3. Klopt het dat het nog steeds mogelijk is dat iemand uit het gezin, vaak de vader, familieleden uit
het bevolkingsregister kan uitschrijven en dat op geen enkele wijze wordt nagegaan of er sprake
is van migratie, remigratie of verhuizing binnen Nederland?
4. Herinnert u zich het interpellatiedebat over achtergelaten vrouwen waarin de voormalige
minister van Integratie de Kamer heeft toegezegd een brief aan gemeenten te zullen sturen
waarin zij attent worden gemaakt op het verschijnsel achterlating en ze te wijzen op de
bevoegdheid om bij twijfel aan de juistheid van de aangifte van vertrek, degene namens wie de
aangifte wordt gedaan, op te roepen om in persoon te verschijnen voor het geven van nadere
inlichtingen?
5. Heeft de vader van Suat aangifte gedaan van vertrek van Suat naar een ander land? Is de vader
van Suat door de gemeente opgeroepen om in persoon te verschijnen voor het geven van nadere
informatie over de verdwijning van Suat?

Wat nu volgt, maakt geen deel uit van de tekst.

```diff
@@ -117,6 +117,12 @@
           }
         }
         *reinterpret_cast<u32x2_t*>(acc_at(4 * tn + g)) = u32x2_t{pack_bf16x2(v[0], v[1]), pack_bf16x2(v[2], v[3])};
+        if constexpr (OVERLAP) {
+          if (tm > 0 && (g & 1)) {
+            __builtin_amdgcn_sched_barrier(0);
+            under(tm - 1, tn, g >> 1);
+          }
+        }
       }
       __builtin_amdgcn_sched_barrier(0);
     }
@@ -126,6 +132,12 @@
 #pragma unroll
     for (int it = 0; it < 8; ++it) __builtin_amdgcn_raw_buffer_store_b128(w[it], crs, c_off0 + (unsigned)(8 * tm + it) * c_row4, 0, 0);
     __builtin_amdgcn_sched_barrier(0);
+  }
+  if constexpr (!OVERLAP) {
+#pragma unroll
+    for (int tm = 0; tm < 3; ++tm)
+#pragma unroll
+      for (int tn = 0; tn < TN; ++tn) { under(tm, tn, 0); under(tm, tn, 1); }
   }
 }
 
@@ -232,32 +244,28 @@
     for (int tn = 0; tn < TN; ++tn)
       b[tn] = __uint_as_float((unsigned)__builtin_amdgcn_raw_buffer_load_b32(brs, off + (unsigned)(32 * tn * 4), 0, 0));
   };
-  auto split3 = [&](float x) {
+  u32x2_t bsplit[TN];
+  auto split3 = [&](const float (&b)[TN]) {
     const bool lo = lane < 32;
-    const unsigned hh = __float_as_uint(x) & 0xffff0000u;
-    const float r1 = x - __uint_as_float(hh);
-    const unsigned mm = __float_as_uint(r1) & 0xffff0000u;
-    const float r2 = r1 - __uint_as_float(mm);
-    const unsigned ll = __float_as_uint(r2) & 0xffff0000u;
-    const u32x4_t w = {lo ? ((hh >> 16) | mm) : 0u, lo ? (ll >> 16) : 0u, 0u, 0u};
-    return __builtin_bit_cast(bf16x8_t, w);
-  };
-  auto bias_init = [&](const float (&b)[TN]) {
+#pragma unroll
+    for (int tn = 0; tn < TN; ++tn) {
+      const float x = b[tn];
+      const unsigned hh = __float_as_uint(x) & 0xffff0000u;
+      const float r1 = x - __uint_as_float(hh);
+      const unsigned mm = __float_as_uint(r1) & 0xffff0000u;
+      const float r2 = r1 - __uint_as_float(mm);
+      const unsigned ll = __float_as_uint(r2) & 0xffff0000u;
+      bsplit[tn] = u32x2_t{lo ? ((hh >> 16) | mm) : 0u, lo ? (ll >> 16) : 0u};
+    }
+  };
+  auto next_start = [&](int tn, int tm) {
     const f32x16_t zero = {0.f, 0.f, 0.f, 0.f, 0.f, 0.f, 0.f, 0.f, 0.f, 0.f, 0.f, 0.f, 0.f, 0.f, 0.f, 0.f};
-    const u32x4_t ow = {lane < 32 ? 0x3f803f80u : 0u, lane < 32 ? 0x00003f80u : 0u, 0u, 0u};
-    u32x4_t ones[4] = {ow, ow, ow, ow};
-#pragma unroll
-    for (int tm = 0; tm < 4; ++tm) asm volatile("" : "+v"(ones[tm]));
-#pragma unroll
-    for (int tn = 0; tn < TN; ++tn) {
-      u32x4_t bw = __builtin_bit_cast(u32x4_t, use_bias ? split3(b[tn]) : __builtin_bit_cast(bf16x8_t, u32x4_t{0u, 0u, 0u, 0u}));
-      asm volatile("" : "+v"(bw));
-#pragma unroll
-      for (int tm = 0; tm < 4; ++tm) {
-        acc[tn][tm] = __builtin_amdgcn_mfma_f32_32x32x16_bf16(__builtin_bit_cast(bf16x8_t, bw), __builtin_bit_cast(bf16x8_t, ones[tm]), zero, 0, 0, 0);
-        __builtin_amdgcn_sched_barrier(0);
-      }
-    }
+    u32x4_t ones = {lane < 32 ? 0x3f803f80u : 0u, lane < 32 ? 0x00003f80u : 0u, 0u, 0u};
+    u32x4_t bw = {use_bias ? bsplit[tn][0] : 0u, use_bias ? bsplit[tn][1] : 0u, 0u, 0u};
+    asm volatile("" : "+v"(bw), "+v"(ones));
+    acc[tn][tm] = __builtin_amdgcn_mfma_f32_32x32x16_bf16(__builtin_bit_cast(bf16x8_t, bw), __builtin_bit_cast(bf16x8_t, ones), zero, 0, 0, 0);
+    asm volatile("" ::"a"(acc[tn][tm]));
+    __builtin_amdgcn_sched_barrier(0);
   };
   if constexpr (use_bias) load_bias(bcur, cd);
 
@@ -274,6 +282,15 @@
     acc[tn][tm] = __builtin_amdgcn_mfma_f32_32x32x16_bf16(b.get(tn), a.get(tm), acc[tn][tm], 0, 0, 0);
     asm volatile("" ::"a"(acc[tn][tm]));
     __builtin_amdgcn_sched_barrier(0);
+  };
+  auto next_first = [&](int tn, int tm) {
+    asm volatile("" : "+v"(fa[0].v[tm]));
+    acc[tn][tm] = __builtin_amdgcn_mfma_f32_32x32x16_bf16(fb[0].get(tn), fa[0].get(tm), acc[tn][tm], 0, 0, 0);
+    asm volatile("" ::"a"(acc[tn][tm]));
+    __builtin_amdgcn_sched_barrier(0);
+  };
+  auto under = [&](int tm, int tn, int half) {
+    if (half == 0) next_start(tn, tm); else next_first(tn, tm);
   };
 #define MMF_G7_READ(dstA, dstB, G, u, so)                                                              \
   do {                                                                                                 \
@@ -288,14 +305,17 @@
     __builtin_amdgcn_sched_barrier(0);                                                                 \
   } while (0)
 
-  auto stage = [&](const unsigned g, const int kt, const int ksw) {
+  auto stage = [&](auto first, const unsigned g, const int kt, const int ksw) {
+    constexpr bool FIRST = decltype(first)::value;
     unsigned long long swmask;
     const Desc nA = mkdesc(ns.Ab, ns.recA), nB = mkdesc(ns.Bb, ns.recB);
     const unsigned so = (g % NS) * STAGE;
     const unsigned ring_cur = lds_pieces + so, ring_prev = lds_pieces + ((g + NS - 1) % NS) * STAGE;
 #pragma unroll
     for (int i = 0; i < NMF; ++i) {
-      mf(fa[0], fb[0], i);
+      if constexpr (!FIRST) mf(fa[0], fb[0], i);
+      else if (i < TN) next_start(i, 3);
+      else if (i < 2 * TN) next_first(i - TN, 3);
       if (i < NRD) MMF_G7_READ(fa[1], fb[1], 1, i, so);
       if (i == NRD)     hot_piece(std::integral_constant<int, 4>{}, ring_prev);
       if (i == NRD + 2) hot_piece(std::integral_constant<int, 5>{}, ring_prev);
@@ -359,17 +379,40 @@
 
   char* const region = smem + NS * STAGE + wave * 8192;
   unsigned g = 0;
+  if constexpr (use_bias) split3(bcur);
+#pragma unroll
+  for (int tm = 0; tm < 3; ++tm)
+#pragma unroll
+    for (int tn = 0; tn < TN; ++tn) next_start(tn, tm);
+#pragma unroll
+  for (int tm = 0; tm < 3; ++tm)
+#pragma unroll
+    for (int tn = 0; tn < TN; ++tn) next_first(tn, tm);
+#ifdef MMF_G7_SERIAL_DRAIN
+  constexpr bool OVERLAP = false;
+#else
+  constexpr bool OVERLAP = true;
+#endif
   for (;;) {
-    bias_init(bcur);
     const int ksw = KT - NS;
-    for (int kt = 0; kt < KT; ++kt, ++g) stage(g, kt, ksw);
+    stage(std::true_type{}, g, 0, ksw);
+    ++g;
+    for (int kt = 1; kt < KT; ++kt, ++g) stage(std::false_type{}, g, kt, ksw);
     const mmf_gemm_problem& P = args.p[cd.pi];
     const int mb = cd.m0 + 128 * wm, nb = cd.n0 + 32 * TN * wn;
     if constexpr (use_bias) { if (has_next) load_bias(bcur, nd); }
+    auto under_drain = [&](int tm, int tn, int half) {
+      if constexpr (use_bias) { if (tm == 0 && tn == 0 && half == 0) split3(bcur); }
+      under(tm, tn, half);
+    };
 #ifndef MMF_G7_NODRAIN
-    drain_tile<CT & ~MMF_EPI_BIAS, TN>(args, cd.pi, P, mb, nb, acc, region, lane);
+    drain_tile<CT & ~MMF_EPI_BIAS, TN, OVERLAP>(args, cd.pi, P, mb, nb, acc, region, lane, under_drain);
 #else
     if (lane == 0 && mb == -1) static_cast<volatile unsigned short*>(P.C)[0] = (unsigned short)acc[0][0][0];
+#pragma unroll
+    for (int tm = 0; tm < 3; ++tm)
+#pragma unroll
+      for (int tn = 0; tn < TN; ++tn) { under_drain(tm, tn, 0); under_drain(tm, tn, 1); }
 #endif
     if (!has_next) break;
     ++round;
```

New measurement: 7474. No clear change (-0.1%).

Zo nee, waarom niet?
6. Kunt u een overzicht geven van het aantal uitschrijvingen van kinderen en vrouwen uit landen
zoals Turkije, Marokko, Somalie, Irak, Iran, Afghanistan en Pakistan? Kunt u deze cijfers over de
afgelopen 5 jaar geven? Kan daarbij aangegeven worden in hoeveel gevallen de uitschrijvingen
door vrouwen zijn gedaan?
7. Kunt u aangeven wat de werkwijze en de rol van het Landelijk Expertise Centrum Eergerelateerd
Geweld inzake de verdwijning van Suat is geweest? Klopt het dat het LEC niet of nauwelijks in
staat is geweest Suat te beschermen? Klopt het dat het LEC niet over de juiste expertise beschikt
om slachtoffers van eergeweld daadwerkelijk te helpen? Welke consequenties worden verbonden
aan het falen van het LEC wanneer zij fouten maken?
8. Deelt u de mening dat de zaak van Suat niet op zichzelf staat en dat het noodzakelijk is een
grondig en onafhankelijk onderzoek in te stellen naar de werkwijze van het LEC en naar andere
zaken van eergerelateerd geweld en hoe het LEC hiermee is omgegaan?
Kan een overzicht gegeven worden van alle zaken die door het LEC zijn behandeld, hoe deze zijn
afgehandeld en wat er met de slachtoffers is gebeurd?